Task — Search the material for the word "csrc" and copy every line in which it occurs.

═══ Given records

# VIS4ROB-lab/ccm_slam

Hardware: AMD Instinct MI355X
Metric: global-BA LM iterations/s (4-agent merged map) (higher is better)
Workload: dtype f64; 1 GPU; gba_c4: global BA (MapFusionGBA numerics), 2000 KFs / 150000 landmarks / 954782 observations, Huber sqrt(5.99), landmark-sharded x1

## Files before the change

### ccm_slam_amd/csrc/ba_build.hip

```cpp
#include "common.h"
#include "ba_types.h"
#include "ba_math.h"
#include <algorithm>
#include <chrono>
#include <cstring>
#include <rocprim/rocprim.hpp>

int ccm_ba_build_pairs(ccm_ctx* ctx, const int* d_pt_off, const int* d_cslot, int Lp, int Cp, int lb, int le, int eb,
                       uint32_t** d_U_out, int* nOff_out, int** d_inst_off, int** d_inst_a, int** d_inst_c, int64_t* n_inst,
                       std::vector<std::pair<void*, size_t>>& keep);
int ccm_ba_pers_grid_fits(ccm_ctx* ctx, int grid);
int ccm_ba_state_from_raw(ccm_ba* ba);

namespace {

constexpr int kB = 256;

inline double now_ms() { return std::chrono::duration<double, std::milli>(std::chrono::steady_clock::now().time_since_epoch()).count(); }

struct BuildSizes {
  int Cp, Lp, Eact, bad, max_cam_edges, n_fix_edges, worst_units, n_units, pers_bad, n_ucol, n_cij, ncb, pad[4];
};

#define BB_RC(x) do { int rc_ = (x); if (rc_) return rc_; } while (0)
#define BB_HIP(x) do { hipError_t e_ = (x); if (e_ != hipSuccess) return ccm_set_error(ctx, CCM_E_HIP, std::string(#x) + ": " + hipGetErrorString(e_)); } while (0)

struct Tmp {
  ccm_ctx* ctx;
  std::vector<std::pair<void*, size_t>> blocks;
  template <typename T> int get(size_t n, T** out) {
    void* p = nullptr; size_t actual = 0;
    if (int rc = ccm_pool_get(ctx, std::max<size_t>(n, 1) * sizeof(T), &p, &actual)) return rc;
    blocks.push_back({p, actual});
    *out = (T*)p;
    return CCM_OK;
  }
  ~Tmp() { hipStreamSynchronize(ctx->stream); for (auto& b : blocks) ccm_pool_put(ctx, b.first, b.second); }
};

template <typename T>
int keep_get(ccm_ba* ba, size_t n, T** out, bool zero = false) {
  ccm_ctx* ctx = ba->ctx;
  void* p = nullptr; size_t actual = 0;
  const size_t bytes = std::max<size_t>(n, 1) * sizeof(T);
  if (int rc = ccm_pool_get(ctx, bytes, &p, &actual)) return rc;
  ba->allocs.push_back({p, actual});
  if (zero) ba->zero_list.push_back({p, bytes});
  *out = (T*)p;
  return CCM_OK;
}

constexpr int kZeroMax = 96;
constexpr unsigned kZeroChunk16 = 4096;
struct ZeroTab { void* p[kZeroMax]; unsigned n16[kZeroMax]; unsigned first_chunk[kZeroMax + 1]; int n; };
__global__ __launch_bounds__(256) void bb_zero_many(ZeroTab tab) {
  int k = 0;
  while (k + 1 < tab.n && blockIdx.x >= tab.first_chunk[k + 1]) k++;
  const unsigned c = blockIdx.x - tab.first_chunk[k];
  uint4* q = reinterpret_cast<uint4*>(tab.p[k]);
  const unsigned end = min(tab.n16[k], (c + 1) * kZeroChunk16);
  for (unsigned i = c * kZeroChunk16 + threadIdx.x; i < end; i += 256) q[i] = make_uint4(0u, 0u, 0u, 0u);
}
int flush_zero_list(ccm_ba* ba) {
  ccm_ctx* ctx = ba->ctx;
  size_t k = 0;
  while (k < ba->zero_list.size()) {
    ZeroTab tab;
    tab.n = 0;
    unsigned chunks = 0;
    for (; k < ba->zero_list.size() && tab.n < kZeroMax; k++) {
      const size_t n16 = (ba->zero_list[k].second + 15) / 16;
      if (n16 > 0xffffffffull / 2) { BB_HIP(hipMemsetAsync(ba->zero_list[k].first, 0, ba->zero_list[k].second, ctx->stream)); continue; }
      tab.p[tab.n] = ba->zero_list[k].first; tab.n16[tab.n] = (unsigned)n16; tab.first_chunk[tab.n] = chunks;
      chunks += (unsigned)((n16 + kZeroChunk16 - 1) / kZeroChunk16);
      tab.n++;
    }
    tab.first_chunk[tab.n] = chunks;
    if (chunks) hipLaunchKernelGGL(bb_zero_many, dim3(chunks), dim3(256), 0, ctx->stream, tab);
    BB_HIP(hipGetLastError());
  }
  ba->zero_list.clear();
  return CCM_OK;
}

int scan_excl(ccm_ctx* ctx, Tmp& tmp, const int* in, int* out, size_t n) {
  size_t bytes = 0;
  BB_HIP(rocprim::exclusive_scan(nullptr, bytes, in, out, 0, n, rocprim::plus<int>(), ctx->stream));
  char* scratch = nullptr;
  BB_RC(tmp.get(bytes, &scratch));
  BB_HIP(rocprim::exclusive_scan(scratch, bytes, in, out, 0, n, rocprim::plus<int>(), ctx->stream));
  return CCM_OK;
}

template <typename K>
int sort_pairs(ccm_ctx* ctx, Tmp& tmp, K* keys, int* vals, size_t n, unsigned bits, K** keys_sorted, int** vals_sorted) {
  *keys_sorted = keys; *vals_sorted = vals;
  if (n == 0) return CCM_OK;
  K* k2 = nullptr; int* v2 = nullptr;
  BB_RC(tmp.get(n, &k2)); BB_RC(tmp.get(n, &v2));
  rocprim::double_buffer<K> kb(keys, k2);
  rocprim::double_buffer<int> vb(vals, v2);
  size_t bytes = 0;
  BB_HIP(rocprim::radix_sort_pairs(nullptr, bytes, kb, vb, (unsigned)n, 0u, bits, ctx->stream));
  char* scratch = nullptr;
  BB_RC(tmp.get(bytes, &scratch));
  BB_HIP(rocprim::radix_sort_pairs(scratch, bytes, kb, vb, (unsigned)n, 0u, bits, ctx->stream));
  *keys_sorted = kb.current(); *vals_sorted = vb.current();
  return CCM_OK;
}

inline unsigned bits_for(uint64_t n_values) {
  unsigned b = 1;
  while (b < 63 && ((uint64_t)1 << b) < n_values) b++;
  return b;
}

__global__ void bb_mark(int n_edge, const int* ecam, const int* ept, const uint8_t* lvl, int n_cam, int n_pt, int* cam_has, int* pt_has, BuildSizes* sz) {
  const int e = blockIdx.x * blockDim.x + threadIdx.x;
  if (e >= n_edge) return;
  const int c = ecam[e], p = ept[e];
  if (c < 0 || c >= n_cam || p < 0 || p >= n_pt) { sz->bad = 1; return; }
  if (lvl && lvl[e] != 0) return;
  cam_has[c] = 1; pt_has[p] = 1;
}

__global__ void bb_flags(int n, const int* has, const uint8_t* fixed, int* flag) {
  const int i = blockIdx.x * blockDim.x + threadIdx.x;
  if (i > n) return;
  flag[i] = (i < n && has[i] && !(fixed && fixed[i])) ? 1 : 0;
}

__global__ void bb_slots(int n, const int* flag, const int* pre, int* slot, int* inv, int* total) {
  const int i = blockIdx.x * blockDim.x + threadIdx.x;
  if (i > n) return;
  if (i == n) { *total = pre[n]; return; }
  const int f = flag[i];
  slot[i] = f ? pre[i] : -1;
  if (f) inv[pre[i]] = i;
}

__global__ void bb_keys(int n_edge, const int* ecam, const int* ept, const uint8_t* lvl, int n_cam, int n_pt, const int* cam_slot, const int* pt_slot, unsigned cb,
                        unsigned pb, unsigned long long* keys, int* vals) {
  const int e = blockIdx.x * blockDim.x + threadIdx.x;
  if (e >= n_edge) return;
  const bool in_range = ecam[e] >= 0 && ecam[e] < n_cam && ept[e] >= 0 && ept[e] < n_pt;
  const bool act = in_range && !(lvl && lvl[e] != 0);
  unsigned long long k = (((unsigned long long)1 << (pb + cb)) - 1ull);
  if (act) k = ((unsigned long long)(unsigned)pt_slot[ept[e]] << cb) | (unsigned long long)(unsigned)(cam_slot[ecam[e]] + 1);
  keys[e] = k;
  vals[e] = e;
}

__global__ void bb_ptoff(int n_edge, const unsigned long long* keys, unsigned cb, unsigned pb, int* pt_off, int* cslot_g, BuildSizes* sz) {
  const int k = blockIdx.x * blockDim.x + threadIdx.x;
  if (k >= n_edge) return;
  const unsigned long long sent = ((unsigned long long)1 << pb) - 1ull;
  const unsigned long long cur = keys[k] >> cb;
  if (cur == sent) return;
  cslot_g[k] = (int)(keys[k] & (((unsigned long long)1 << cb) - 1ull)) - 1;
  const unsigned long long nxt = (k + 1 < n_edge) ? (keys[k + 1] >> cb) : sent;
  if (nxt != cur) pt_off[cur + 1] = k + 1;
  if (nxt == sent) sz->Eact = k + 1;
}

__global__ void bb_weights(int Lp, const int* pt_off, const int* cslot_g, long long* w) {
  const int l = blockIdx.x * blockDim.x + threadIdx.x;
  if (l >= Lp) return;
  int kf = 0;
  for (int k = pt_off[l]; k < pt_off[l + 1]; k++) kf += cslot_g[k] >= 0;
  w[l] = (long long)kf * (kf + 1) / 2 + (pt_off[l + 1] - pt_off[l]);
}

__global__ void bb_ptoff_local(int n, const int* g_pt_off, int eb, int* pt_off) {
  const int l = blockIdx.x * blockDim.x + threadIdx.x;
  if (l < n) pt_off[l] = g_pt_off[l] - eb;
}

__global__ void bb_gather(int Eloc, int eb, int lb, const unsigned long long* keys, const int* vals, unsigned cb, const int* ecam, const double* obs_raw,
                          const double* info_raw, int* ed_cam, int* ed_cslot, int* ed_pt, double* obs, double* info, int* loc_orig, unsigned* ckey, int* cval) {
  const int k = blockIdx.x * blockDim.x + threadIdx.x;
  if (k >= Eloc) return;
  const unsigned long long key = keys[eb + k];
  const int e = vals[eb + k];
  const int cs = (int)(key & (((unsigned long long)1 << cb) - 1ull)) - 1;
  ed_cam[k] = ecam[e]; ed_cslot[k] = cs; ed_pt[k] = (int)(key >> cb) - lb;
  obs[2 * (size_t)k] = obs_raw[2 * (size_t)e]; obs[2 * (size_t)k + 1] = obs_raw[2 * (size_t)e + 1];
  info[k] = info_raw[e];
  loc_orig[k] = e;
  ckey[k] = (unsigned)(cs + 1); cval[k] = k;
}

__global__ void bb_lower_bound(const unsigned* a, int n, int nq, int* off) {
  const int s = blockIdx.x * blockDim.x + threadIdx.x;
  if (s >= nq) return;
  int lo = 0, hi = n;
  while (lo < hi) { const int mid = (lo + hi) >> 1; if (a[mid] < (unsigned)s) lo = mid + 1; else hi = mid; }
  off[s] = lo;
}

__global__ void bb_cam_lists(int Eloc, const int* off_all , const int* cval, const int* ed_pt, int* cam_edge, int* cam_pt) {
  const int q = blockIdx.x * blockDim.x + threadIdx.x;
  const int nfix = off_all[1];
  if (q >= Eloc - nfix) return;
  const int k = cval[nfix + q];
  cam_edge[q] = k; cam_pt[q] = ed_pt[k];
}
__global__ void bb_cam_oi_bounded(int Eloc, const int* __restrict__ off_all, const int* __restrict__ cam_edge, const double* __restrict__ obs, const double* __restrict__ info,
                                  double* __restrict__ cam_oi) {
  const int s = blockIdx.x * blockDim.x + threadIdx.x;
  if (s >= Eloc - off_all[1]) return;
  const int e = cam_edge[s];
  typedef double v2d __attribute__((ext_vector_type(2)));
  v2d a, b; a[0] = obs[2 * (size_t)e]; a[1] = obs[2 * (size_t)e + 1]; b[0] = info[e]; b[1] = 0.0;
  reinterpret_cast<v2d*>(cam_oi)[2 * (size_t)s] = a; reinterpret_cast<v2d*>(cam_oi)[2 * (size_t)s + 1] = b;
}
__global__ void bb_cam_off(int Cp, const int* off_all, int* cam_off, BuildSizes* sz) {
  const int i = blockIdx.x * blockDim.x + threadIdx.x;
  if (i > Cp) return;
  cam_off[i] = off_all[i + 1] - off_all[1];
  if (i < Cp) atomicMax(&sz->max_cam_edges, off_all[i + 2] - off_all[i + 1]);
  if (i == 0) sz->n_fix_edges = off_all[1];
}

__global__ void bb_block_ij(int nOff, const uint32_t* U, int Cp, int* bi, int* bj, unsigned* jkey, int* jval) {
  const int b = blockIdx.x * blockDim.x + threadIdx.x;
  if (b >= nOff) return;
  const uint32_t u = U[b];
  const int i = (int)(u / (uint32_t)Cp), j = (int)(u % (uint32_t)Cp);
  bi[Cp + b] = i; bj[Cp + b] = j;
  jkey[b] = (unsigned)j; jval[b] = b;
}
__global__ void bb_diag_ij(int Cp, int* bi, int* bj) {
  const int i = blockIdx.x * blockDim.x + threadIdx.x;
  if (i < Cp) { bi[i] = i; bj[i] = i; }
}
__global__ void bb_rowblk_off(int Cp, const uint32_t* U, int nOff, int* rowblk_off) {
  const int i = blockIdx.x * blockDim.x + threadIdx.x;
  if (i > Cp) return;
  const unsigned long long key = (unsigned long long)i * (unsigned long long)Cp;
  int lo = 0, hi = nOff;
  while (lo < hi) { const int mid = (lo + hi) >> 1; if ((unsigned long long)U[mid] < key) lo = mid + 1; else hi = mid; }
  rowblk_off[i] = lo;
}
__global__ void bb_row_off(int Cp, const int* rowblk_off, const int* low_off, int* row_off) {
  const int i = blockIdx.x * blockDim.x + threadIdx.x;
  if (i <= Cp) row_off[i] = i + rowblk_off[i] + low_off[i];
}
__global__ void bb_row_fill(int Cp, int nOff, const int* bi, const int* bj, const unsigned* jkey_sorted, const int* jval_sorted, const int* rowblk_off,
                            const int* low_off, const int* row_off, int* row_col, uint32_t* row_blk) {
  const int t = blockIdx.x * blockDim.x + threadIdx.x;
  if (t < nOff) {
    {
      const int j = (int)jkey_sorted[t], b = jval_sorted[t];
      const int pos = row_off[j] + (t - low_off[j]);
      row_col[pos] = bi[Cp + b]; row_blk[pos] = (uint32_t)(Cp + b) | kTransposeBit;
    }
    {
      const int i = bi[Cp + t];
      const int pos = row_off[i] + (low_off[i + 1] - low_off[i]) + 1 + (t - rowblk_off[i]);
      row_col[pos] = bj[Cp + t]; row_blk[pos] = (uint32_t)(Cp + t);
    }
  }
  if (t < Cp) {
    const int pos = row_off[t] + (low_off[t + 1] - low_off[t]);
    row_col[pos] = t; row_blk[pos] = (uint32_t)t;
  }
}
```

══════
═══ Given records

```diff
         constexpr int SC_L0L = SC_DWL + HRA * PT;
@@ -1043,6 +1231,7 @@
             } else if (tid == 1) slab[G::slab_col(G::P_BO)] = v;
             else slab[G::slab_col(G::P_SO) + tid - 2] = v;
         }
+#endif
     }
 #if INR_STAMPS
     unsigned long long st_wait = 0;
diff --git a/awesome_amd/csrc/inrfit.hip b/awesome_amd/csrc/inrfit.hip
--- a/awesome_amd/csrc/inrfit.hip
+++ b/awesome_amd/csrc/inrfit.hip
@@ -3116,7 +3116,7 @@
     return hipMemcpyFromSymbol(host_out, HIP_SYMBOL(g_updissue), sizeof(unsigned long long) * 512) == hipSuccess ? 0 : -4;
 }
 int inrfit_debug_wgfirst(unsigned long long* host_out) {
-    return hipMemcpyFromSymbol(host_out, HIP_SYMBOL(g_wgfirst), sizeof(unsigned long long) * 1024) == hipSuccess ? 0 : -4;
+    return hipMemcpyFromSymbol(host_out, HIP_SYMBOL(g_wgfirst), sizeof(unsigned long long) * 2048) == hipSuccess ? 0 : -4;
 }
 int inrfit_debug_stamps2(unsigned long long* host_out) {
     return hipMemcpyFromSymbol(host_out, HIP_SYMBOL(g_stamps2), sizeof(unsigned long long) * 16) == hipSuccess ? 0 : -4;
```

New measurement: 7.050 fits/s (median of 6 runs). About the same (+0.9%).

══════

Response to the task —
### ccm_slam_amd/csrc/ba_build.hip
diff --git a/awesome_amd/csrc/inrfit.hip b/awesome_amd/csrc/inrfit.hip
--- a/awesome_amd/csrc/inrfit.hip
+++ b/awesome_amd/csrc/inrfit.hip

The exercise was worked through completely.